Пальмира как маленький Крым
Среди многочисленных образов Петербурга в сахарной пудре Северная Пальмира — чемпион. И не в том дело, что пошлость на свой покрой придал этому образу Фаддей Булгарин, ставший одним из первых в России продавцом пышных слов и слезоточивых сравнений. Северная Пальмира прописалась на страницах его журнала «Северная пчела», хотя внимательные читатели помнили образ Пальмиры из стихов Рылеева: в Пальмире Севера брожу, как сирота несчастный. (А как еще: «Своя на всё печаль во мне. Вечерний сижу один«.)
Еще раньше этот духоподъемный образ использовал Батюшков, а до него несколько поколений немцев, которым надо было подпитывать и подтверждать свой русский патриотизм роскошью иноземных сравнений.
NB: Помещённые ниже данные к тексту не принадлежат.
# caltech-netlab/adacharge

Hardware: AMD Instinct MI355X
Metric: MPC QP solves/sec whole-node, 54 EVSE x horizon 12; max rate residual vs cvxpy (higher is better)
Workload: dtype f64; 1 GPU; caltech54 (Caltech-shaped, 54 EVSE) x horizon 12, quick_charge + equal_share*1e-12, SOC constraints, batches of 256 independent MPC snapshots (BASELINE.json configs[1]); one step = one acnqp_solve_batches call over 64 such batches per GPU (16384 problems), pinned host buffers in, host buffers out: H2D + kernels + D2H inside the timed region; batch=256, n_evse=54, horizon=12, constraint_type=SOC, parallelism=dp1 (own snapshots per GPU)

## Files before the change

adacharge_amd/backend.py:

```python
from __future__ import annotations

import ctypes as C
import dataclasses
import os
from dataclasses import dataclass
from typing import Optional

import numpy as np

from .builder import CONE_SOC, ProblemBatch, SiteData

_LIB_NAME = "libacn_qp_hip.so"
_LIB_DIR = os.path.join(os.path.dirname(os.path.abspath(__file__)), "lib")

STATUS_UNSET = 0
STATUS_SOLVED = 1
STATUS_MAX_ITER = 2
STATUS_PRIMAL_INFEASIBLE = 3
STATUS_EMPTY_SET = 4
STATUS_SOLVED_INACCURATE = 5
ACCEPTED_STATUSES = (STATUS_SOLVED, STATUS_SOLVED_INACCURATE)
STATUS_NAMES = {
    STATUS_UNSET: "unset",
    STATUS_SOLVED: "optimal",
# ... 122 lines not shown
        ("acnqp_ordered_launch_count", i64, [h]),
        ("acnqp_polish_stats", rc, [h, P(i64), i32]),
        ("acnqp_accel_columns", i32, [h, i32, i32, i32, i32]),
        ("acnqp_route", i32, [h, i32, i32, i32, P(i32)]),
    ]
    for stem, args in (
        ("acnqp_duals", [h, P(_Problems), P(Options), ptr, ptr, ptr, P(_Duals)]),
        ("acnqp_pilots", [h, P(_PilotPlan), ptr, P(_Pilots)]),
        ("acnqp_advance", advance + [P(_Next), ptr]),
        ("acnqp_advance_priced", advance + [P(ClockCost), P(_Next), ptr]),
        ("acnqp_prepare", [h, P(_Problems), P(_PreparePlan), ptr, ptr, P(_PrepareView), ptr]),
    ):
        rows += [(stem + "_host", rc, args), (stem + "_device", rc, args + [stream])]
    introspection = [
        ("acnqp_debug_polish_alongside", i64, [h]),
        ("acnqp_debug_wave_rank", rc, [h, P(i32)]),
        ("acnqp_debug_wave_evse_extent", rc, [h, P(i32)]),
        ("acnqp_debug_order_keys", rc, [h, P(_Problems), P(i32)]),
        ("acnqp_debug_copy_workspace", i64, [h, ptr, i64]),
    ]
    return tuple(r + (True,) for r in rows) + tuple(r + (False,) for r in introspection)


_ABI = _abi()
EXPORTED_SYMBOLS = tuple(name for name, _, _, declared in _ABI if declared)

_lib = None


def library_path() -> str:
# ... 380 lines not shown
        want_y = [False] * n if want_y is None else list(want_y)
        warm = [None] * n if warm is None else list(warm)
        if len(want_y) != n or len(warm) != n:
            raise ValueError("want_y and warm need one entry per batch")
        P, R = (_Problems * n)(), (_Results * n)()
        results, keep = [], []
        for g, batch in enumerate(batches):
            self._check_site(batch)
            P[g], R[g], res, k = self._marshal(batch, pinned_results, warm=warm[g], want_y=bool(want_y[g]))
            results.append(res)
            keep.append(k)
        _check(self._lib.acnqp_solve_batches(self._h, n, P, C.byref(o), R), "acnqp_solve_batches")
        del keep
        return [self._finish(b, r) for b, r in zip(batches, results)]

    def prepare_many(self, batches, pinned_results: bool = True, x_dev_ptrs=None):
        n = len(batches)
        P, R = (_Problems * n)(), (_Results * n)()
        results, keep = [], []
        for g, batch in enumerate(batches):
            self._check_site(batch)
            P[g], R[g], res, k = self._marshal(batch, pinned_results, None if x_dev_ptrs is None else x_dev_ptrs[g])
            results.append(res)
            keep.append(k)

        def run(options: Options):
            _check(self._lib.acnqp_solve_batches(self._h, n, P, C.byref(options), R), "acnqp_solve_batches")
            return results

        run.keep = keep
        return run, results

    def solve_device(self, dev: "DeviceBatch", options: Optional[Options] = None, stream: int = 0, warm_x=None, warm_y=None) -> None:
        o = options if options is not None else default_options()
        if (warm_x is None) != (warm_y is None):
            raise ValueError("warm_x and warm_y go together (both or neither)")
        _want(warm_x, "warm_x", _F8, (dev.B, dev.N, dev.Tm))
# ... 198 lines not shown
        return dict(rank=int(buf[0]), eig_ksteps=int(buf[1]), extent=int(buf[2]))

    def wave_evse_extent(self) -> dict:
        buf = (C.c_int32 * 3)()
        if self._lib.acnqp_debug_wave_evse_extent(self._h, buf) != 0:
            raise RuntimeError("acnqp_debug_wave_evse_extent failed")
        return dict(n_evse=int(buf[0]), evse_ksteps=int(buf[1]), extent=int(buf[2]))

    def order_keys(self, dev: "DeviceBatch") -> np.ndarray:
        keys = np.empty(dev.B, np.int32)
        p = _device_problems(dev)
        if self._lib.acnqp_debug_order_keys(self._h, C.byref(p), keys.ctypes.data_as(C.POINTER(C.c_int32))) != 0:
            raise RuntimeError("acnqp_debug_order_keys failed")
        return keys

    def ordered_launches(self) -> int:
        return int(self._lib.acnqp_ordered_launch_count(self._h))

    def last_kernel_ms(self) -> float:
        return float(self._lib.acnqp_last_kernel_ms(self._h))

    def kernel_times(self, capacity: int = 64):
        buf = (C.c_float * int(capacity))()
        n = int(self._lib.acnqp_kernel_times(self._h, buf, int(capacity)))
        return [float(buf[k]) for k in range(n)]

    def route(self, t_max: int, k_sessions: int, batch: int = 1):
        pol = C.c_int32(0)
        fam = int(self._lib.acnqp_route(self._h, int(t_max), int(k_sessions), int(batch), C.byref(pol)))
        if fam == 0:
# ... 47 lines not shown
```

Понятно, что Петербург, как город заемных вдохновений, с чем только не сравнивали: с Венецией, Амстердамом, Парижем. Но Пальмира — этот длинношеий жираф неуклюжих сравнений — наиболее идеологическая метафора. И самая актуальная. Недаром Путин вокруг ходит, как кот Васька, и облизывается.
Пальмира по-русски — совсем неслучайный симулякр, и его легко поставить в тот же ряд, в который Крым поставлен с легкой руки Андрея Зорина. Стремление присоединить Крым — попытка подтвердить преемственность Россией от греческой (античной) культуры (других европейских родственников вроде как нет).
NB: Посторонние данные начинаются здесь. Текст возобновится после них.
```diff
diff --git a/tf-nas_amd/csrc/gemm_kernels.hip b/tf-nas_amd/csrc/gemm_kernels.hip
--- a/tf-nas_amd/csrc/gemm_kernels.hip
+++ b/tf-nas_amd/csrc/gemm_kernels.hip
@@ -461,6 +461,12 @@
 
 constexpr int wgrad_lb(int nt) { return nt >= 5 ? 2 : (nt >= 3 ? 3 : 4); }
 
+#define WGRAD_MAINLOOP(wm)                                                                           \
+    if ((wm) == 4) gemm_mainloop2<NT, false, false, false, 4>(la, xa, lb, xb, nchunks, acc, lds);     \
+    else if ((wm) == 2) gemm_mainloop2<NT, false, false, false, 2>(la, xa, lb, xb, nchunks, acc, lds); \
+    else gemm_mainloop2<NT, false, false, false, 1>(la, xa, lb, xb, nchunks, acc, lds);               \
+    wgrad_fold_ksplit<NT>(acc, lds, (wm))
+
 template <int NT, int ACT>
 __global__ __launch_bounds__(256, wgrad_lb(NT)) void k_project_wgrad(TfnasCellDesc d, const float* __restrict__ dout,
                                                        const float* __restrict__ Pr, const float* __restrict__ D,
@@ -480,8 +486,9 @@
     size_t poff = 0;
     for (int gg = 0; gg < g; ++gg) poff += (size_t)d.g[gg].mc * d.oc;
     float* __restrict__ gw = part + (size_t)blockIdx.x * out_size + poff;
-    const int m0 = blockIdx.y * 128;
-    if (m0 >= mcp) return;
+    if ((int)blockIdx.y >= wgrad_tiles(mcp)) return;
+    int m0;
+    const int wm = wgrad_tile(mcp, blockIdx.y, m0);
     const int HW = d.Ho * d.Wo, Po = d.N * HW, oc = d.oc, M = d.M;
     const int ocp = (oc + 15) & ~15;
     const int r0 = blockIdx.x * rows_per_split, r1 = min(Po, r0 + rows_per_split);
@@ -489,7 +496,7 @@
     const int tid = threadIdx.x, lane = tid & 63, lr = lane & 15, lq = lane >> 4, wrow = (tid >> 6) * 32;
 
     const Bn3Tab tab = bn3_tab_fill(lds + T::LDS_FLOATS, ocp, d, g, stats3, red3, wmix);
-    const int mch = m0 + (tid & 31) * 4;
+    const int mch = m0 + (tid & (8 * wm - 1)) * 4;
     const bool chok = mch < mcp;
     const size_t acol = (size_t)off + min(mch, mcp - 4);
     float2 c2[4];
@@ -554,8 +561,9 @@
         const f32x4 v = (k_a3[i] * r.a - k_ab[i]) - (r.b - k_mean[i]) * k_s[i];
         return (bok[i] && r0 + c * 16 + kl < r1) ? v : zero4();
     };
-    gemm_mainloop2<NT, false, false, false>(la, xa, lb, xb, nchunks, acc, lds);
+    WGRAD_MAINLOOP(wm);
     const bool vec = (mc & 3) == 0;
+    if ((tid >> 6) >= wm) return;
 #pragma unroll
     for (int i = 0; i < 2; ++i) {
         const int ch0 = m0 + wrow + 16 * i + 4 * lq;
@@ -857,23 +865,25 @@
     const int ic = d.ic;
     int ty = blockIdx.y, g = 0;
     for (; g < d.G - 1; ++g) {
-        const int t = (d.g[g].mcp + 127) >> 7;
+        const int t = wgrad_tiles(d.g[g].mcp);
         if (ty < t) break;
         ty -= t;
     }
     const int mc = d.g[g].mc, mcp = d.g[g].mcp, off = d.g[g].off;
     const bool last = XG && g == d.G - 1;
+    int m0;
+    const int wm = wgrad_tile(mcp + (last ? ic + 1 : 0), ty, m0);
     size_t poff = 0;
     for (int gg = 0; gg < g; ++gg) poff += (size_t)d.g[gg].mc * ic;
     float* __restrict__ gw = part + (size_t)blockIdx.x * out_size + poff;
     float* __restrict__ gx = part + (size_t)blockIdx.x * out_size + out_main;
-    const int m0 = ty * 128, n0 = blockIdx.z * T::BN;
+    const int n0 = blockIdx.z * T::BN;
     const int P = d.N * d.H * d.W, M = d.M;
     const int r0 = blockIdx.x * rows_per_split, r1 = min(P, r0 + rows_per_split);
     const int nchunks = (r1 - r0 + 15) >> 4;
     const int tid = threadIdx.x, lane = tid & 63, lr = lane & 15, lq = lane >> 4, wrow = (tid >> 6) * 32;
 
-    const int mch = m0 + (tid & 31) * 4;
+    const int mch = m0 + (tid & (8 * wm - 1)) * 4;
     const bool chok = mch < mcp;
     const size_t acol = (size_t)off + min(mch, mcp - 4);
     f32x4 k_mu = zero4(), k_r = zero4(), k_rt1 = zero4(), k_s = zero4();
@@ -938,7 +948,8 @@
         if (STEM) return r;
         return (bok[i] && r0 + c * 16 + kl < r1) ? r : zero4();
     };
-    gemm_mainloop2<NT, false, false, false>(la, xa, lb, xb, nchunks, acc, lds);
+    WGRAD_MAINLOOP(wm);
+    if ((tid >> 6) >= wm) return;
 #pragma unroll
     for (int i = 0; i < 2; ++i)
 #pragma unroll
@@ -1002,6 +1013,11 @@
         NT_CASE(5, __VA_ARGS__)       \
         NT_CASE(7, __VA_ARGS__)       \
         default: return TFNAS_EINVAL; \
+    }
+#define DISPATCH_NT_GROUPS_STEM(nt, ...)  \
+    switch (nt) {                                                        \
+        NT_CASE(2, __VA_ARGS__)                                          \
+        default: DISPATCH_NT_GROUPS(nt, __VA_ARGS__)                     \
     }
 #define DISPATCH_NT(nt, ...)                         \
     switch (nt) {                                    \
@@ -1179,7 +1195,7 @@
 GemmPlan gemm_plan_project_dgrad(const TfnasCellDesc& d, bool fold) {
     GemmPlan p{};
     p.var = fold ? GEMM_FOLD : GEMM_PLAIN;
-    p.nt = pick_nt_groups(d);
+    p.nt = (d.mode == TFNAS_MODE_STEM && max_mcp(d) <= 32) ? 2 : pick_nt_groups(d);
     p.mm = gemm_arith(d, true);
     p.tiles = group_tiles(d, 16 * p.nt);
     p.grid = dim3(row_blocks(d.N * d.Ho * d.Wo, p.tiles, 1u << 30, gemm_slots(p.nt, p.mm)), p.tiles);
@@ -1193,7 +1209,7 @@
     ProfScope _prof(TK_PROJECT_DGRAD, s);
     if (rec && (!D || !stats2)) return TFNAS_ENULL;
     const GemmPlan p = gemm_plan_project_dgrad(d, rec != nullptr);
-    DISPATCH_MM(p.mm, DISPATCH_NT_GROUPS(p.nt, {
+    DISPATCH_MM(p.mm, DISPATCH_NT_GROUPS_STEM(p.nt, {
         if (p.var == GEMM_FOLD)
             hipLaunchKernelGGL((k_project_dgrad<NT, MM, true>), p.grid, dim3(256), p.shm, s, d, dout, Pr, stats3, red3, wmix, dZ,
                                D, stats2, rec);
@@ -1230,7 +1246,7 @@
 GemmPlan gemm_plan_project_wgrad(const TfnasCellDesc& d) {
     GemmPlan p = plan_cols(d.oc);
     p.out = mid_floats(d, d.oc);
-    plan_row_splits(p, d.N * d.Ho * d.Wo, cdiv(max_mcp(d), 128), p.tiles * d.G, TFNAS_PART_FLOATS);
+    plan_row_splits(p, d.N * d.Ho * d.Wo, wgrad_tiles(max_mcp(d)), p.tiles * d.G, TFNAS_PART_FLOATS);
     p.shm = (kGtLdsFloats[p.nt] + 5 * ((d.oc + 15) & ~15)) * sizeof(float);
     return p;
 }
@@ -1339,7 +1355,9 @@
     const int next = p.var == GEMM_XG ? d.ic + 1 : 0;
     p.out_main = mid_floats(d, d.ic);
     p.out = p.out_main + (size_t)next * d.ic;
-    plan_row_splits(p, P, group_tiles(d, 128, next), p.tiles, TFNAS_PART_FLOATS - xg_red_floats(p));
+    int mtiles = 0;
+    for (int g = 0; g < d.G; ++g) mtiles += wgrad_tiles(d.g[g].mcp + (g == d.G - 1 ? next : 0));
+    plan_row_splits(p, P, mtiles, p.tiles, TFNAS_PART_FLOATS - xg_red_floats(p));
     return p;
 }
 
```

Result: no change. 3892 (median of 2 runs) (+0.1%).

Понятно, что механически (географически, оккупационно) такие вещи не получаются. Но русский патриотизм — географический по преимуществу. Нет в русской культуре других таких авторитетных и общедоступных доказательств, кроме географии, подкрепленной имперским зудом. Завоевали, значит, мое, исконное, всегда так было, отсюда и общность с Древней Грецией. Оттого и тяга «вернуть», потому что здесь рифма духовная. А супротив духа — какие доказательства? Вы нам: красть грешно, не берите чужое, а мы: это братство духовное, закона любого сильнее. И хоть кол на голове теши.
Оттуда же Пальмира — хоть тушкой, хоть чучелом, но быть причастным к античной культуре. Хоть пустым названием, хоть освободителем развалин от варваров, а там, глядишь, и руины реставрировать начнем. Мы же истинные братья этим окаянным римлянам и грекам, не то, что поддавшиеся Содому европейцы и тем более англосаксы (у них даже бабы — священники).
Понятно, где Россия, где Пальмира. Но не было в России своей эпохи Возрождения, не было процесса гуманизации, не реабилитировано тело, человеческие интересы до сих пор вызывают презрение вместе со всеми этими правами, по сравнению с идолом государства или тенью его — православной церковью.
Но именно поэтому очень хочется записать в дальние родственники Афродиту и Геракла. Или хотя бы Зевса и Венеру. Потому и рвемся освобождать Пальмиру и отрывать от Украины Крым, что другим способом никак не доказать, что не гунны мы, не азиаты с раскосыми и жадными очами, а культурные, степенные европейцы, живущее в Северной Пальмире и Киммерии, как дома. И не пой, красавица, при мне, что дом тот украден: ворованное слаще.